La Nation Bénin...
Samedi 28 février 2026 restera une date fondatrice pour le sport à Agoué. Cette cité balnéaire a officiellement accueilli son tout premier club de rugby, à l’initiative de Wilfried Djossouvi, fils du terroir et président de Baobab Rugby Club. Une initiative saluée par la Fédération béninoise de rugby et les autorités locales, venues nombreuses témoigner leur adhésion à ce projet.
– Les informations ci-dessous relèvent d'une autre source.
+constexpr int kTileRows = 128;
+constexpr int kTileWords = 32;
+constexpr int kRelayoutThreads = 256;
+
+__device__ __forceinline__ int warp_inclusive_scan(int v, int lane) {
+#pragma unroll
+  for (int o = 1; o < 32; o <<= 1) {
+    const int u = __shfl_up_sync(0xffffffffu, v, o);
+    if (lane >= o) v += u;
+  }
+  return v;
+}
+
+}
+
+template <bool kMiss>
+__global__ void __launch_bounds__(kRelayoutThreads)
+bed_relayout_kernel(const uint8_t* __restrict__ packed, int64_t row_stride, int bs,
+                    const int32_t* __restrict__ file_idx_pad, const int32_t* __restrict__ word_base,
+                    const uint32_t* __restrict__ word_keep, int ref_first, uint32_t* __restrict__ gp, int64_t wpr,
+                    BedMissOut mo) {
+  const int r0 = blockIdx.y * kTileRows;
+  const int lane = threadIdx.x & 31, warp = threadIdx.x >> 5;
+  int64_t w0;
+  int nw;
+  if constexpr (kMiss) {
+    const int4 ct = __ldg(mo.ctile + blockIdx.x);
+    w0 = ct.x;
+    nw = ct.y;
+  } else {
+    w0 = (int64_t)blockIdx.x * kTileWords;
+    nw = (int)(wpr - w0 < kTileWords ? wpr - w0 : kTileWords);
+  }
+  __shared__ uint32_t t[kMiss ? kTileRows : 1][kTileWords + 1];
+#pragma unroll 2
+  for (int r = warp; r < kTileRows; r += kRelayoutThreads / 32) {
+    const int row = r0 + r;
+    uint32_t v = 0;
+    if (lane < nw) {
+      v = bed_word(packed, row_stride, row, bs, w0 + lane, file_idx_pad, word_base, word_keep, ref_first);
+      gp[(int64_t)row * wpr + w0 + lane] = v;
+    }
+    if constexpr (kMiss) t[r][lane] = v;
+  }
+  if constexpr (kMiss) {
+    __shared__ int cnt_s[kTileRows], pre_s[kTileRows];
+    __shared__ unsigned long long base_s;
+    __syncthreads();
+    for (int r = warp; r < kTileRows; r += kRelayoutThreads / 32) {
+      const int n = __reduce_add_sync(0xffffffffu, (unsigned)__popc(miss_bits(t[r][lane])));
+      if (lane == 0) cnt_s[r] = n;
+    }
+    __syncthreads();
+    if (warp == 0) {
+      int c[4], sum = 0;
+#pragma unroll
+      for (int q = 0; q < 4; ++q) { c[q] = cnt_s[4 * lane + q]; sum += c[q]; }
+      const int inc = warp_inclusive_scan(sum, lane);
+      int p = inc - sum;
+#pragma unroll
+      for (int q = 0; q < 4; ++q) { pre_s[4 * lane + q] = p; p += c[q]; }
+      if (lane == 31) {
+        const unsigned long long base = inc ? atomicAdd(mo.total, (unsigned long long)inc) : 0ull;
+        base_s = base + inc <= mo.cap ? base : ~0ull;
+      }
+    }
+    __syncthreads();
+    const unsigned long long base = base_s;
+    if (base == ~0ull) return;
+    if (threadIdx.x < kTileRows)
+      mo.seg[(int64_t)(r0 + threadIdx.x) * mo.nct + blockIdx.x] =
+          make_int2((int)(base + pre_s[threadIdx.x]), cnt_s[threadIdx.x]);
+    for (int r = warp; r < kTileRows; r += kRelayoutThreads / 32) {
+      if (!cnt_s[r]) continue;
+      uint32_t m = miss_bits(t[r][lane]);
+      const int n = __popc(m);
+      int64_t p = (int64_t)base + pre_s[r] + warp_inclusive_scan(n, lane) - n;
+      for (; m; m &= m - 1) mo.list[p++] = (int32_t)((w0 + lane) * 16 + (__ffs(m) - 1) / 2);
+    }
+    const int gw = mo.rows_p / 16;
+    const int jw = lane & 7, c = 4 * warp + (lane >> 3);
+    if (c < nw) {
+      uint32_t a[16];
+#pragma unroll
+      for (int r = 0; r < 16; ++r) a[r] = t[16 * jw + r][c];
+      uint32_t m = 0x0000FFFFu;
+#pragma unroll
+      for (int j = 8; j != 0; j >>= 1, m ^= m << (2 * j))
+#pragma unroll
+        for (int k = 0; k < 16; k = (k + j + 1) & ~j) {
+          const uint32_t x = ((a[k] >> (2 * j)) ^ a[k + j]) & m;
+          a[k] ^= x << (2 * j);
+          a[k + j] ^= x;
+        }
+      uint32_t* dst = mo.gt + (w0 + c) * 16 * gw + blockIdx.y * 8 + jw;
+#pragma unroll
+      for (int q = 0; q < 16; ++q) dst[(int64_t)q * gw] = a[q];
+    }
+  }
 }
 
 void launch_bed_relayout(const uint8_t* packed, int64_t row_stride, int bs, int rows_p,
                          const int32_t* file_idx_pad, const int32_t* word_base, const uint32_t* word_keep, int ref_first,
                          uint32_t* gp, int64_t npad,
                          cudaStream_t s) {
+  RG_CHECK(rows_p % kTileRows == 0, "bed_relayout: rows_p must be a multiple of 128");
   const int64_t wpr = npad / 16;
-  dim3 grid((unsigned)ceil_div(wpr, 256), rows_p);
-  bed_relayout_kernel<<<grid, 256, 0, s>>>(packed, row_stride, bs, file_idx_pad, word_base, word_keep, ref_first, gp, wpr);
+  dim3 grid((unsigned)ceil_div(wpr, kTileWords), (unsigned)(rows_p / kTileRows));
+  bed_relayout_kernel<false><<<grid, kRelayoutThreads, 0, s>>>(packed, row_stride, bs, file_idx_pad, word_base,
+                                                               word_keep, ref_first, gp, wpr, BedMissOut{});
+}
+
+void launch_bed_relayout_miss(const uint8_t* packed, int64_t row_stride, int bs, int rows_p,
+                              const int32_t* file_idx_pad, const int32_t* word_base, const uint32_t* word_keep,
+                              int ref_first, uint32_t* gp, int64_t npad, const BedMissOut& mo, cudaStream_t s) {
+  RG_CHECK(rows_p % kTileRows == 0 && mo.rows_p == rows_p, "bed_relayout_miss: rows_p must be a multiple of 128");
+  RG_CUDA(cudaMemsetAsync(mo.total, 0, sizeof(unsigned long long), s));
+  dim3 grid((unsigned)mo.nct, (unsigned)(rows_p / kTileRows));
+  bed_relayout_kernel<true><<<grid, kRelayoutThreads, 0, s>>>(packed, row_stride, bs, file_idx_pad, word_base,
+                                                              word_keep, ref_first, gp, npad / 16, mo);
 }
 
 }
diff --git a/regenie_b200/csrc/context.cuh b/regenie_b200/csrc/context.cuh
--- a/regenie_b200/csrc/context.cuh
+++ b/regenie_b200/csrc/context.cuh
@@ -183,6 +183,10 @@
 
   bool gram_dense = false;
   int64_t miss_cap = 0;
+  int miss_nct = 0;
+  std::vector<int4> miss_ctile_host;
+  rg::DevBuf<int4> miss_ctile;
+  rg::DevBuf<int2> miss_fold_ct;
 
   int solver_mixed = 1;
   float mx_tol = 1e-9f;
diff --git a/regenie_b200/csrc/kernels.cuh b/regenie_b200/csrc/kernels.cuh
--- a/regenie_b200/csrc/kernels.cuh
+++ b/regenie_b200/csrc/kernels.cuh
@@ -11,10 +11,24 @@
 constexpr int kLimbsI8 = 5;
 constexpr int kLimbQI8 = 50;
 
+__device__ __forceinline__ uint32_t miss_bits(uint32_t w) { return w & (w >> 1) & 0x55555555u; }
+struct BedMissOut {
+  const int4* ctile = nullptr;
+  int nct = 0;
+  int rows_p = 0;
+  unsigned long long* total = nullptr;
+  unsigned long long cap = 0;
+  int2* seg = nullptr;
+  int32_t* list = nullptr;
+  uint32_t* gt = nullptr;
+};
 void launch_bed_relayout(const uint8_t* packed, int64_t row_stride, int bs, int rows_p,
                          const int32_t* file_idx_pad, const int32_t* word_base, const uint32_t* word_keep, int ref_first,
                          uint32_t* gp, int64_t npad,
                          cudaStream_t s);
+void launch_bed_relayout_miss(const uint8_t* packed, int64_t row_stride, int bs, int rows_p,
+                              const int32_t* file_idx_pad, const int32_t* word_base, const uint32_t* word_keep,
+                              int ref_first, uint32_t* gp, int64_t npad, const BedMissOut& mo, cudaStream_t s);
 
 struct SnpFinalizeArgs {
   int bs, rows_p, C, P, K, cpp, loocv;
@@ -71,12 +85,9 @@
 constexpr float kZScaleGram = 1.f / 64;
 constexpr float kZScaleStat = 1.f / 8;
 constexpr double kMissSparseRate = 0.015;
-void launch_miss_list(const uint32_t* gp, int64_t npad, int rows_p, const int2* fold_k, int K, unsigned long long* total,
-                      int64_t cap, int2* seg, int32_t* list, cudaStream_t s);
-void launch_miss_transpose(const uint32_t* gp, int64_t npad, int rows_p, const unsigned long long* total, int64_t cap,
-                           uint32_t* gt, cudaStream_t s);
-void launch_miss_sparse(const uint32_t* gt, int rows_p, const int2* seg, const int32_t* list, int K,
-                        const unsigned long long* total, int64_t cap, float* zz, int64_t fold_stride, cudaStream_t s);
+void launch_miss_sparse(const uint32_t* gt, int rows_p, const int2* seg, int nct, const int2* fold_ct,
+                        const int32_t* list, int K, const unsigned long long* total, int64_t cap, float* zz,
+                        int64_t fold_stride, cudaStream_t s);
 void launch_gram_reference(const uint32_t* gp, int64_t npad, int rows_p, int k0, int k1, float* out, int ldo,
                            cudaStream_t s);
 
diff --git a/regenie_b200/csrc/miss_gram.cu b/regenie_b200/csrc/miss_gram.cu
--- a/regenie_b200/csrc/miss_gram.cu
+++ b/regenie_b200/csrc/miss_gram.cu
@@ -4,87 +4,50 @@
 
 namespace {
 
-__device__ __forceinline__ uint32_t miss_bits(uint32_t w) { return w & (w >> 1) & 0x55555555u; }
-
-constexpr int kListThreads = 256;
 constexpr int kChunkWords = 64;
 constexpr int kSparseWarps = 4;
 constexpr int kCodeStride = kChunkWords + 1;
+constexpr int kBatch = 126;
+
+__device__ __forceinline__ int miss_fill_batch(const int2* __restrict__ sg, int& ct, int ct1, int& used,
+                                               const int32_t* __restrict__ list, int* smp, int lane) {
+  int n = 0;
+  while (n < kBatch && ct < ct1) {
+    int2 e = ct + lane < ct1 ? __ldg(sg + ct + lane) : make_int2(0, 0);
+    if (lane == 0) { e.x += used; e.y -= used; }
+    int inc = e.y;
+#pragma unroll
+    for (int o = 1; o < 32; o <<= 1) {
+      const int u = __shfl_up_sync(0xffffffffu, inc, o);
+      if (lane >= o) inc += u;
+    }
+    const int room = kBatch - n, exc = inc - e.y;
+    const int take = max(0, min(e.y, room - exc));
+    for (int k = 0; k < take; ++k) smp[n + exc + k] = __ldg(list + e.x + k);
+    const int all = __shfl_sync(0xffffffffu, inc, 31);
+    if (all <= room) {
+      n += all;
+      ct = min(ct + 32, ct1);
+      used = 0;
+    } else {
+      const int l = __ffs(__ballot_sync(0xffffffffu, inc > room)) - 1;
+      used = (l == 0 ? used : 0) + __shfl_sync(0xffffffffu, take, l);
+      ct += l;
+      n = kBatch;
+    }
+  }
+  for (int k = n + lane; k < 128; k += 32) smp[k] = -1;
+  __syncwarp();
+  return n;
+}
 
 }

Pour marquer la naissance officielle du club de rugby à Agoué, cité balnéaire du département du Mono, située à 159 kilomètres de Cotonou, samedi 28 février, deux matchs d’exhibition ont été disputés aux sons de fanfares, offrant à la population une première immersion dans l’univers du rugby. Sur le terrain, joueurs et joueuses ont démontré, balle en main, que le rugby est à la fois spectacle, engagement collectif et respect des règles. Une découverte vivante, pensée comme un acte pédagogique et sportif. Pour Wilfried Djossouvi, l’initiative relève autant du cœur que de la conviction. « Agoué, c’est ma ville natale. La moindre des choses, c’était d’y créer un club de rugby », a-t-il confié. Son ambition est de faire connaître un sport encore méconnu localement, en particulier auprès de la jeunesse d’Agoué. A ses yeux, le rugby est un outil d’éducation et d’inclusion, accessible à ceux qui ne se reconnaissent pas nécessairement dans le football ou le basketball. Le projet, porté sur fonds propres et avec l’appui de partenaires européens dont sa fille, championne de rugby en France, devrait déboucher sur la création du club Scorpion 22 d’Agoué. D’ailleurs, l’initiative a trouvé un écho favorable auprès des autorités communales. La cheffe d’arrondissement d’Agoué, Rosine Chantale Roma, n’a pas caché son enthousiasme. Pour elle, l’arrivée du rugby marque une ouverture ; celle d’une discipline porteuse de visibilité et de dynamisme pour l’ensemble des huit villages de l’arrondissement. « C’est un nouveau bébé, et quand c’est un bébé, on en prend soin », a-t-elle affirmé, promettant le soutien de l’Association de développement d’Agoué. Du côté des instances sportives, la satisfaction est tout aussi perceptible. Le secrétaire général de la Fédération béninoise de rugby, Abel Carlos Semassou, voit dans cette création un pas de plus pour la pratique du rugby sur l’ensemble du territoire national. Même son de cloche chez Dominique Folly Amavi, président de Rugby sans frontières, qui salue une initiative audacieuse dans un environnement traditionnellement dominé par le football.
Appel à la communauté d’Agoué
Sur le plan technique, le projet s’inscrit dans une logique de structuration progressive. Le coach du Baobab Rugby Club et sélectionneur national féminin à XV, Prince Tanguy Agbessy, appelle à la sensibilisation de la communauté, la formation des enseignants d’éducation physique, puis l’intégration progressive des jeunes d’Agoué et de Grand-Popo dans le circuit national. Les matchs d’exhibition avaient ainsi pour objectif de montrer les fondamentaux du jeu, l’esprit collectif et les valeurs de solidarité qu’il véhicule. Ainsi, la réussite du projet passera par l’adhésion durable des familles et l’engagement régulier des jeunes. Un appel clairement lancé par les promoteurs et les autorités, convaincus que le rugby peut devenir, à Agoué, bien plus qu’un sport, un levier d’éducation, de cohésion sociale et de rayonnement local.